===== DATA UNDER STUDY =====
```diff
+        parked = -1;
+    };
+    auto consume = [&](const Y (&cur)[S][E]) {
+        if (k == 0) {
+#pragma unroll
+            for (int s = 0; s < S; ++s)
+#pragma unroll
+                for (int e = 0; e < E; ++e) x[s][e] = widen<Y, V>(cur[s][e]);
+        } else {
+            const typename CP::S n = tab.n[k], N = tab.N[k];
+            const double r = tab.r[k];
+#pragma unroll
+            for (int s = 0; s < S; ++s) {
+                V yv[E];
+#pragma unroll
+                for (int e = 0; e < E; ++e) yv[e] = widen<Y, V>(cur[s][e]);
+                fold_strip<CP, E>(x[s], yv, n, N, r);
+            }
+        }
+        if (k == K - 1) {
+            if (parked >= 0) {
+                wait_write_window(period, win_w);
+                flush();
+            }
+#pragma unroll
+            for (int s = 0; s < S; ++s) {
+                X xo[E];
+#pragma unroll
+                for (int e = 0; e < E; ++e) xo[e] = narrow<X, V>(x[s][e]);
+                u32x4 w;
+                __builtin_memcpy(&w, xo, 16);
+                park[s * BLK + threadIdx.x] = w;
+            }
+            parked = t;
+        } else if ((k & 1) && parked >= 0 && in_write_window(period, win_w)) {
+            flush();
+        }
+    };
+    auto step = [&](const Y (&cur)[S][E], Y (&nxt)[S][E]) -> bool {
+        int k2 = k + 1;
+        int64_t t2 = t;
+        if (k2 == K) {
+            k2 = 0;
+            t2 += gridDim.x;
+        }
+        if (t2 >= nfull) {
+            consume(cur);
+            return false;
+        }
+        load(t2, k2, nxt);
+        consume(cur);
+        t = t2;
+        k = k2;
+        return true;
+    };
+    if (t < nfull) {
+        load(t, 0, a);
+        while (step(a, b) && step(b, a)) {
+        }
+    }
+    if (parked >= 0) flush();
+    if (nfull < ntiles && nfull % gridDim.x == blockIdx.x)
+        k_fedavg_tail<Y, X, CP, E, S, true, false, BLK>(agg, tab, K, P, nfull * (BLK * S) + threadIdx.x);
+}
+
 template <typename Y, typename X, class CP, int E, int S, bool INIT, bool INT_FIRST, bool NT, bool LT, int BLK, int NTS,
-          int MAP>
+          int MAP, bool PARK = false>
 __global__ void __launch_bounds__(BLK)
 k_fedavg_pipe_win(X* __restrict__ agg, const ClientTable<typename CP::S> tab, const int K, const int64_t P,
                   const uint32_t period, const uint32_t win_w, const int win_mode) {
-    fedavg_pipe_body<Y, X, CP, E, S, INIT, INT_FIRST, NT, LT, BLK, NTS, MAP, true>(agg, tab, K, P, period, win_w, win_mode);
+    if constexpr (PARK) {
+        static_assert(INIT && !INT_FIRST && !NT && !LT && MAP == 0, "parked stores: first launches of the product geometry");
+        fedavg_park_body<Y, X, CP, E, S, BLK, NTS>(agg, tab, K, P, period, win_w);
+    } else {
+        fedavg_pipe_body<Y, X, CP, E, S, INIT, INT_FIRST, NT, LT, BLK, NTS, MAP, true>(agg, tab, K, P, period, win_w, win_mode);
+    }
 }
 
 struct OptScalars {
@@ -1502,8 +1600,29 @@
 }
 
 
+template <typename Y, typename X, class CP, int E, int S, bool NT, bool LT, int BLK, int NTS, int MAP>
+constexpr bool avg_park_geometry = std::is_same<CP, CF32>::value && std::is_same<X, float>::value &&
+                                   std::is_same<Y, float>::value && S * E == 16 && BLK == kBlock && MAP == 0 && !LT && !NT;
+
+constexpr int kAvgParkPerCu = 2;
+template <typename Y, typename X, class CP, int E, int S, bool NT, bool LT, int BLK, int NTS, int MAP>
+int64_t avg_park_grid(int64_t ntiles, int per_cu) {
+    static std::atomic<int> blocks_per_cu{-1};
+    int nb = blocks_per_cu.load(std::memory_order_relaxed);
+    if (nb < 0) {
+        nb = 0;
+        if (hipOccupancyMaxActiveBlocksPerMultiprocessor(
+                &nb, k_fedavg_pipe_win<Y, X, CP, E, S, true, false, NT, LT, BLK, NTS, MAP, true>, BLK, 0) != hipSuccess)
+            nb = 0;
+        blocks_per_cu.store(nb, std::memory_order_relaxed);
+    }
+    nb = per_cu > 0 ? per_cu : std::min(std::max(nb, 1), kAvgParkPerCu);
+    return std::max<int64_t>(1, std::min<int64_t>(ntiles, (int64_t)nb * device_cus()));
+}
+
 struct AvgWindow {
     uint32_t period = 0, w = 0;
+    int mode = 0;
 };
 template <typename Y, typename X, class CP, int E, int S, bool NT, bool LT, int BLK, int NTS, int MAP>
 AvgWindow avg_store_window(int K, int64_t P) {
@@ -1525,6 +1644,14 @@
     AvgWindow w;
     w.period = (uint32_t)period;
     w.w = (uint32_t)(0.15 * period);
+    if constexpr (avg_park_geometry<Y, X, CP, E, S, NT, LT, BLK, NTS, MAP>) {
+        const double pperiod = 0.7 * period / 0.45 * kAvgParkPerCu / nb;
+        if (K >= 48 && pperiod >= 500 && pperiod <= 20000) {
+            w.period = (uint32_t)pperiod;
+            w.w = (uint32_t)(0.08 * pperiod);
+            w.mode = 3;
+        }
+    }
     return w;
 }
 
@@ -1556,7 +1683,7 @@
                            dim3 grid, hipStream_t st) {
     if constexpr (std::is_same<CP, CF32>::value && std::is_same<X, float>::value && S * E * (int)sizeof(Y) == 64 &&
                   BLK == kBlock && MAP == 0 && !LT && !NT && NTS == 1) {
-        if (g_cfg.avg_win_period > 0 && !int_first && !first) {
+        if (g_cfg.avg_win_period > 0 && g_cfg.avg_win_mode != 3 && !int_first && !first) {
             const uint32_t wl = (uint32_t)g_cfg.avg_win_period.load(), ww = (uint32_t)g_cfg.avg_win_w.load();
             g_kernel = "k_fedavg_pipe_win";
             hipLaunchKernelGGL((k_fedavg_pipe_win<Y, X, CP, E, S, false, false, NT, LT, BLK, NTS, MAP>), grid, dim3(BLK), 0, st, a, tab,
@@ -1674,13 +1801,24 @@
     if constexpr (std::is_same<CP, CF32>::value && std::is_same<X, float>::value &&
                   ((std::is_same<Y, float>::value && S * E == 16) || (std::is_same<Y, bf16>::value && S * E == 32)) &&
                   BLK == kBlock && MAP == 0 && !LT && !NT && NTS == 1) {
-        if (first && !int_first && cfg_grid_per_cu() == 0) {
+        if (first && !int_first) {
             AvgWindow w = avg_store_window<Y, X, CP, E, S, NT, LT, BLK, NTS, MAP>(cnt, P);
-            int wm = 0;
+            int wm = w.mode;
 #ifdef FEDAGG_PROBES
             probe_avg_window(w, wm);
 #endif
-            if (w.period) {
+            if constexpr (avg_park_geometry<Y, X, CP, E, S, NT, LT, BLK, NTS, MAP>) {
+                if (w.period && wm == 3) {
+                    const int64_t all = (strips + (int64_t)BLK * S - 1) / ((int64_t)BLK * S);
+                    const dim3 pgrid((unsigned)avg_park_grid<Y, X, CP, E, S, NT, LT, BLK, NTS, MAP>(all, cfg_grid_per_cu()));
+                    g_kernel = "k_fedavg_pipe_win";
+                    hipLaunchKernelGGL((k_fedavg_pipe_win<Y, X, CP, E, S, true, false, NT, LT, BLK, NTS, MAP, true>), pgrid, dim3(BLK),
+                                       0, st, a, tab, cnt, P, w.period, w.w, wm);
+                    return;
+                }
+            }
+            if (wm == 3) wm = 0;
+            if (w.period && cfg_grid_per_cu() == 0) {
                 g_kernel = "k_fedavg_pipe_win";
                 hipLaunchKernelGGL((k_fedavg_pipe_win<Y, X, CP, E, S, true, false, NT, LT, BLK, NTS, MAP>), grid, dim3(BLK), 0, st, a,
                                    tab, cnt, P, w.period, w.w, wm);
@@ -2562,7 +2700,7 @@
             g_cfg.avg_win_w = value;
             return FA_OK;
         case FA_TUNE_AVG_WIN_MODE:
-            if (value < 0 || value > 2) return fail(FA_EINVAL, "fa_tune: store-window mode 0, 1 or 2");
+            if (value < 0 || value > 3) return fail(FA_EINVAL, "fa_tune: store-window mode 0, 1, 2 or 3 (parked)");
             g_cfg.avg_win_mode = value;
             return FA_OK;
         default:
diff --git a/include/fedagg_probe.h b/include/fedagg_probe.h
--- a/include/fedagg_probe.h
+++ b/include/fedagg_probe.h
@@ -30,7 +30,7 @@
     FA_TUNE_OPT_WIN_MODE = 16 ,
     FA_TUNE_AVG_WIN_PERIOD = 17 ,
     FA_TUNE_AVG_WIN_W = 18,
-    FA_TUNE_AVG_WIN_MODE = 19,
+    FA_TUNE_AVG_WIN_MODE = 19 ,
     FA_TUNE_OPT_WIN_PROD = 20
 };
 int fa_tune(int knob, int value);
```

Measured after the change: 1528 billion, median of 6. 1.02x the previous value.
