int stf_bn_finalize(float* stats, int tiles, int groups, int C, int64_t M,
                    const float* gamma, const float* beta, float momentum, float eps,
                    float* running_mean, float* running_var, float* mean, float* invstd,
                    float* scale, float* shift, stf_stream_t stream);
typedef struct stf_bn_run_desc {
  const float* stats;
  float* running_mean;
  float* running_var;
  int64_t Mg;
  int tiles, groups, C;
  float momentum;
} stf_bn_run_desc;
int stf_bn_running_batch(const stf_bn_run_desc* descs, int count, stf_stream_t stream);
int stf_bn_act(const void* y, int y_cstride, int N, int H, int W, int C, int groups,
               const float* scale, const float* shift, int relu, const void* res,
               int res_cstride, const float* res_scale, const float* res_shift, void* out,
               int out_cstride, void* pooled, stf_stream_t stream);
int stf_bn_bwd_tiles(int N, int H, int W, int C, int groups, int pooled);
int stf_bn_bwd_reduce(const void* dz, int dz_cstride, const void* dpool, const void* y,
                      int y_cstride, int N, int H, int W, int C, int groups,
                      const float* scale, const float* shift, const float* mean,
                      const float* invstd, int mask_mode, const void* mask_src,
                      int mask_cstride, void* g_out, float* partial, stf_stream_t stream);
int stf_bn_bwd_finalize(float* partial, int tiles, int groups, int C, int64_t M,
                        const float* gamma, const float* mean, const float* invstd,
                        float* dgamma, float* dbeta, float* coef, stf_stream_t stream);
typedef struct stf_bn_gsum_desc {
  const float* partial;
  float* dgamma;
  float* dbeta;
  int tiles, groups, C;
} stf_bn_gsum_desc;
int stf_bn_groupsum_batch(const stf_bn_gsum_desc* descs, int count, stf_stream_t stream);
int stf_bn_bwd_apply_tiles(int64_t M, int C);
int stf_bn_bwd_apply(const void* g, int g_cstride, const void* y, int y_cstride, int64_t M,
                     int C, int groups, const float* mask_scale, const float* mask_shift,
                     const float* coef, void* dy, int dy_cstride, float* bias_partial,
                     float* dbias, stf_stream_t stream);

int stf_head_fwd(const void* y, int N, int H, int W, int C, const float* scale,
                 const float* shift, const float* w, const float* bias, int classes,
                 float* logits, stf_stream_t stream);
int stf_head_bwd(const float* dlogits, const void* y, int N, int H, int W, int C,
                 const float* scale, const float* shift, const float* mean,
                 const float* invstd, const float* w, int classes, void* g_out,
                 float* bn_partial, float* head_partial, float* dw, float* db,
                 stf_stream_t stream);
int stf_head_tiles(int N, int H, int W, int C);
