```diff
@@ -87,7 +92,7 @@
     int run_exact(const float2 *in, float2 *out, size_t n, hipStream_t s, Profiler *prof);
     unsigned *ex_cnt = nullptr;
     int exact_counters(unsigned *out8, hipStream_t s);
-    int fused_begin(size_t n, int per_lane, hipStream_t s, AgcEpilogue *epi);
+    int fused_begin(size_t n, int per_lane, hipStream_t s, AgcEpilogue *epi, bool want_lane_ex = false);
     int fused_finish(const float2 *in, float2 *out, size_t n, int per_lane, hipStream_t s, Profiler *prof);
     int fused_reduce(const float2 *in, size_t n, int per_lane, hipStream_t s, Profiler *prof);
     int fused_scan(const float2 *in, float2 *fallback, size_t n, int per_lane, hipStream_t s, Profiler *prof, AgcFill *fill);
```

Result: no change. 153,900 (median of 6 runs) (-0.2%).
=====
TASK ITEM: Select every line of the material above holding the word "AvgWindow" and copy it.

EXPECTED OUTPUT:
 struct AvgWindow {
 AvgWindow avg_store_window(int K, int64_t P) {
     AvgWindow w;
             AvgWindow w = avg_store_window<Y, X, CP, E, S, NT, LT, BLK, NTS, MAP>(cnt, P);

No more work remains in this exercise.